**Work to complete**
Which lines mention "leftD"? Show each one from the listing.

**Records**

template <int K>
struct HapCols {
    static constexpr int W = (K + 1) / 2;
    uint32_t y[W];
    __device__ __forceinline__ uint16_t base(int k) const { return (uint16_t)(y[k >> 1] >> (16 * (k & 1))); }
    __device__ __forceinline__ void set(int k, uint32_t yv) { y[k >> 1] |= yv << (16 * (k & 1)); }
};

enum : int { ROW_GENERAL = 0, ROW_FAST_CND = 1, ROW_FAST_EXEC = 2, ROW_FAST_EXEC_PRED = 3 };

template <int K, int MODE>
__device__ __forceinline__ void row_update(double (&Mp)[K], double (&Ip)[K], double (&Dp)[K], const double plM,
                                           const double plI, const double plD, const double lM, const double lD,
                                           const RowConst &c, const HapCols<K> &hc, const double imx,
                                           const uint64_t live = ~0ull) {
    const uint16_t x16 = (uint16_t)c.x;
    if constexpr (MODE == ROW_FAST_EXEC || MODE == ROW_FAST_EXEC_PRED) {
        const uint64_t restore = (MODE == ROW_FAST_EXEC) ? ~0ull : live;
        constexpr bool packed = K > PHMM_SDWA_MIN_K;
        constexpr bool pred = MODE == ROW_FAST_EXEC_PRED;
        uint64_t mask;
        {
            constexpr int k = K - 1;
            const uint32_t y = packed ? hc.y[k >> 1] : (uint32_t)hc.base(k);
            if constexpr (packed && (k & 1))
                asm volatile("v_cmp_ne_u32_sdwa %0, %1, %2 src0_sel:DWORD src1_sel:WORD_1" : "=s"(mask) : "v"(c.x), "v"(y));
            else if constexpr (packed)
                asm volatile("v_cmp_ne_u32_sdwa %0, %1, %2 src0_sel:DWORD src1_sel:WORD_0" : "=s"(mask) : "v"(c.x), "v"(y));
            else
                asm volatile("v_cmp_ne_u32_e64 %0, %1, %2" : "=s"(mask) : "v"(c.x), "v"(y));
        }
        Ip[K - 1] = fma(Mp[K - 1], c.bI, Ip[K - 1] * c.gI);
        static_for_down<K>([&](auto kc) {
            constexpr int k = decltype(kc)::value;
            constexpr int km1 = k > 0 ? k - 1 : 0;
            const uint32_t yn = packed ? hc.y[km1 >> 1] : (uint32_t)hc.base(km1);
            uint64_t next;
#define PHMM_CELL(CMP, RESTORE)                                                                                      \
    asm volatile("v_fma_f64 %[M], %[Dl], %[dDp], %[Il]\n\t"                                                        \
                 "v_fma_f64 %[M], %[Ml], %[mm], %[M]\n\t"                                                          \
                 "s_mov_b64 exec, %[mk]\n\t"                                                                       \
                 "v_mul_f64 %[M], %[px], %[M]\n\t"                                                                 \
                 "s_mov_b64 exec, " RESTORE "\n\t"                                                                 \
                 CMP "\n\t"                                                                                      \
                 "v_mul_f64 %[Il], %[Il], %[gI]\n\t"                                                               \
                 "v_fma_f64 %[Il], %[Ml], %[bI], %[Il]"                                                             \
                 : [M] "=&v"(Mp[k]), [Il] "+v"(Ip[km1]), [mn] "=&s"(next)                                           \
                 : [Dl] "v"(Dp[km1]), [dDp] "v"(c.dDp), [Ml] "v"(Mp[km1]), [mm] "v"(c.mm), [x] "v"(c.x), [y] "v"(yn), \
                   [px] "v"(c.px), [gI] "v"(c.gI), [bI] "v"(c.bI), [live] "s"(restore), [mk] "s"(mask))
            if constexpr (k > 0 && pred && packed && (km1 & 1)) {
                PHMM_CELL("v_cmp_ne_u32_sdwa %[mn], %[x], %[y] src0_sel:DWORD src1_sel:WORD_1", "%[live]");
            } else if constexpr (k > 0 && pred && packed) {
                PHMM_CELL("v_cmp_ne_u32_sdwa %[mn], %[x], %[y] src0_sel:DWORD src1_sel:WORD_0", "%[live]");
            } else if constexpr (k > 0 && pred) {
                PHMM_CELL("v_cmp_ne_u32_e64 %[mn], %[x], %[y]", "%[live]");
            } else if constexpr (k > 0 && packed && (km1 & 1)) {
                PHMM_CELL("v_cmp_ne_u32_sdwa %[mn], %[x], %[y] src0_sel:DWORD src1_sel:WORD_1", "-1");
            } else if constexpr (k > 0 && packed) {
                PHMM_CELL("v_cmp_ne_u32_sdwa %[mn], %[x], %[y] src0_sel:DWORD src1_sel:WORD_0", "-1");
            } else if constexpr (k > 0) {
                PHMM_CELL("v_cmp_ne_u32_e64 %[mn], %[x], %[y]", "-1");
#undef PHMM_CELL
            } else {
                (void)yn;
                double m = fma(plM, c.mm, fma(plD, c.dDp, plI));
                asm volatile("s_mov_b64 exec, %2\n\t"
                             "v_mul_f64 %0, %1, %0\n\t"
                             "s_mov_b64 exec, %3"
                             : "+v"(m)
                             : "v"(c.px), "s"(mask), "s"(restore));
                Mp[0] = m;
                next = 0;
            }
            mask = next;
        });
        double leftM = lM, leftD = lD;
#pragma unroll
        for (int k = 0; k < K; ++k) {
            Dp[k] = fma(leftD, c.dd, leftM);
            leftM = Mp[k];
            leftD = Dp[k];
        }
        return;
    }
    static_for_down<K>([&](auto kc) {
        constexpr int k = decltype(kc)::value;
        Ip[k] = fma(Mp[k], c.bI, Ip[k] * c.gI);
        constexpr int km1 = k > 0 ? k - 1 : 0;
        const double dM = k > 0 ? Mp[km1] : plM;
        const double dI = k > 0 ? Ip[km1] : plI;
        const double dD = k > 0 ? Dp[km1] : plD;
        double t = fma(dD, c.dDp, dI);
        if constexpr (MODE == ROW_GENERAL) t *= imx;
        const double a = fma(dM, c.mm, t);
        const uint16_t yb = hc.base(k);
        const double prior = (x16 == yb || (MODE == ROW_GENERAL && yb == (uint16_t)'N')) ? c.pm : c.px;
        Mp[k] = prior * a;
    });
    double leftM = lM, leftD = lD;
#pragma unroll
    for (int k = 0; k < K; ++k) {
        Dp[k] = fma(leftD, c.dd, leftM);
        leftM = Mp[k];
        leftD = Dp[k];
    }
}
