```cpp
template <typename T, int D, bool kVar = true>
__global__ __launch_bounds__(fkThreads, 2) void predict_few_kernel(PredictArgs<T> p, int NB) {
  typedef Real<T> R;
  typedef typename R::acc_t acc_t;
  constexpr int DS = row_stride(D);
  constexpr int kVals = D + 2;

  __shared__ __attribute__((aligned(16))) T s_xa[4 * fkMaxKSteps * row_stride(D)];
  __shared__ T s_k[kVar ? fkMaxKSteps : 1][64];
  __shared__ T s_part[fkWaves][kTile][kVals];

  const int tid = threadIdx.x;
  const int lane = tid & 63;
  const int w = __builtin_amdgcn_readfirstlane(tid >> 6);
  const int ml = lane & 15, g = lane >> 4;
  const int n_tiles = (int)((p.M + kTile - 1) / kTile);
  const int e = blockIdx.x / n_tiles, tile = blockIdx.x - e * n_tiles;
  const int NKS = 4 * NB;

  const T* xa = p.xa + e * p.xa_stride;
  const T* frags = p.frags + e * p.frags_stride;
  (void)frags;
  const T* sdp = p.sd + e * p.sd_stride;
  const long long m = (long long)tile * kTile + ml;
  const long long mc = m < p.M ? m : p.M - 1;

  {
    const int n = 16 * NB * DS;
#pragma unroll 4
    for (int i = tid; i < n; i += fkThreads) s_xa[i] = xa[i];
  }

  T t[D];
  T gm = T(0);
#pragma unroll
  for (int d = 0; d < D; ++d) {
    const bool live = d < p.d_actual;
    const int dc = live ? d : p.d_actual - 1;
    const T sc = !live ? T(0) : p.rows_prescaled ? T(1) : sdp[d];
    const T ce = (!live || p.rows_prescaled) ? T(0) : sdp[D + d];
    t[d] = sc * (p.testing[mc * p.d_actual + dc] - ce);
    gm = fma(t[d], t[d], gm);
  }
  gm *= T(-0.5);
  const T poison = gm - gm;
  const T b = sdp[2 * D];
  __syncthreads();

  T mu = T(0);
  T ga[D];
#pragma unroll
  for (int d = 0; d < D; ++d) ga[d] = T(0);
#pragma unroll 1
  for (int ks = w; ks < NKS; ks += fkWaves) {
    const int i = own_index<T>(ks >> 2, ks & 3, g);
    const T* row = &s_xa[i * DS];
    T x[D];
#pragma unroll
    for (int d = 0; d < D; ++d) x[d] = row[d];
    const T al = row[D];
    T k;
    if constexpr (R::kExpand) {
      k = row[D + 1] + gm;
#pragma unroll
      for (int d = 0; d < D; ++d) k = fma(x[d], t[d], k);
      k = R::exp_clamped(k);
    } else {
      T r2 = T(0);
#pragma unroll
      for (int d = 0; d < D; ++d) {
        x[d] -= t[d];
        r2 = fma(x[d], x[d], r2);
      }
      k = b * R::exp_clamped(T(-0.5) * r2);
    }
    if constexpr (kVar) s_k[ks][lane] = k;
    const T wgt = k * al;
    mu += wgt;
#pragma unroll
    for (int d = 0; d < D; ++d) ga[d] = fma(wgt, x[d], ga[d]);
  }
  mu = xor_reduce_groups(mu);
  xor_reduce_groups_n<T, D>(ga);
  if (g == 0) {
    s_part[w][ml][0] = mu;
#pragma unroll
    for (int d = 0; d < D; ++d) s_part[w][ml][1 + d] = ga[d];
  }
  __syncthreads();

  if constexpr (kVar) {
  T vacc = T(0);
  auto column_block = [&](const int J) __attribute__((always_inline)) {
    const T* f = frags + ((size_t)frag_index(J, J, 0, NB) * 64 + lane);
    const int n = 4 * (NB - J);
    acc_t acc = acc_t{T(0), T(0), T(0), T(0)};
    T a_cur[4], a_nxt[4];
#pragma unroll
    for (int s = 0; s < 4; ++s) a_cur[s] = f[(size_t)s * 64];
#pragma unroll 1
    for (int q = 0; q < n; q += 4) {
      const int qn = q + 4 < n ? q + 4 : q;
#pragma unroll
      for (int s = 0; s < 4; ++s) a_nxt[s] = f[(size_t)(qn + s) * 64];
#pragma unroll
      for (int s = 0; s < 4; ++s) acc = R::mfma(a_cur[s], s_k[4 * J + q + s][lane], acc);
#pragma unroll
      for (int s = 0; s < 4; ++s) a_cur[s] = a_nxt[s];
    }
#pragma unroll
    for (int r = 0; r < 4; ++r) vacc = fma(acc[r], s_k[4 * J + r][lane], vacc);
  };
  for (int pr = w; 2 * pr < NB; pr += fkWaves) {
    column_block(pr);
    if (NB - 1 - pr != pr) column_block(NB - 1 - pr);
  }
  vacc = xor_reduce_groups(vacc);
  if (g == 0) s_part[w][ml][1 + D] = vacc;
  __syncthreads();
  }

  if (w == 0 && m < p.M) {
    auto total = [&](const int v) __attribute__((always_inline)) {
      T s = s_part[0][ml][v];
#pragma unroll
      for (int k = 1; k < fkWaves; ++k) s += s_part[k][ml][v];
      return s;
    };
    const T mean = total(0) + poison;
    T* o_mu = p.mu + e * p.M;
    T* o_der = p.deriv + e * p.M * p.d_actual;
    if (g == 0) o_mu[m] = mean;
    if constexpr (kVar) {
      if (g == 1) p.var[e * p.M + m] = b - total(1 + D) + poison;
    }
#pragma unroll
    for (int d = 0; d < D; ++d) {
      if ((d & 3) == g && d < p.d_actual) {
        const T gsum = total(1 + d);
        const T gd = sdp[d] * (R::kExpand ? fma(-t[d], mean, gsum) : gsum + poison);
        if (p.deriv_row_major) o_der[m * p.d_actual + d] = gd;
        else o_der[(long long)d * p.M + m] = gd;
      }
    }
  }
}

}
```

**Reply to the task**
        double leftM = lM, leftD = lD;
            Dp[k] = fma(leftD, c.dd, leftM);
            leftD = Dp[k];
    double leftM = lM, leftD = lD;
        Dp[k] = fma(leftD, c.dd, leftM);
        leftD = Dp[k];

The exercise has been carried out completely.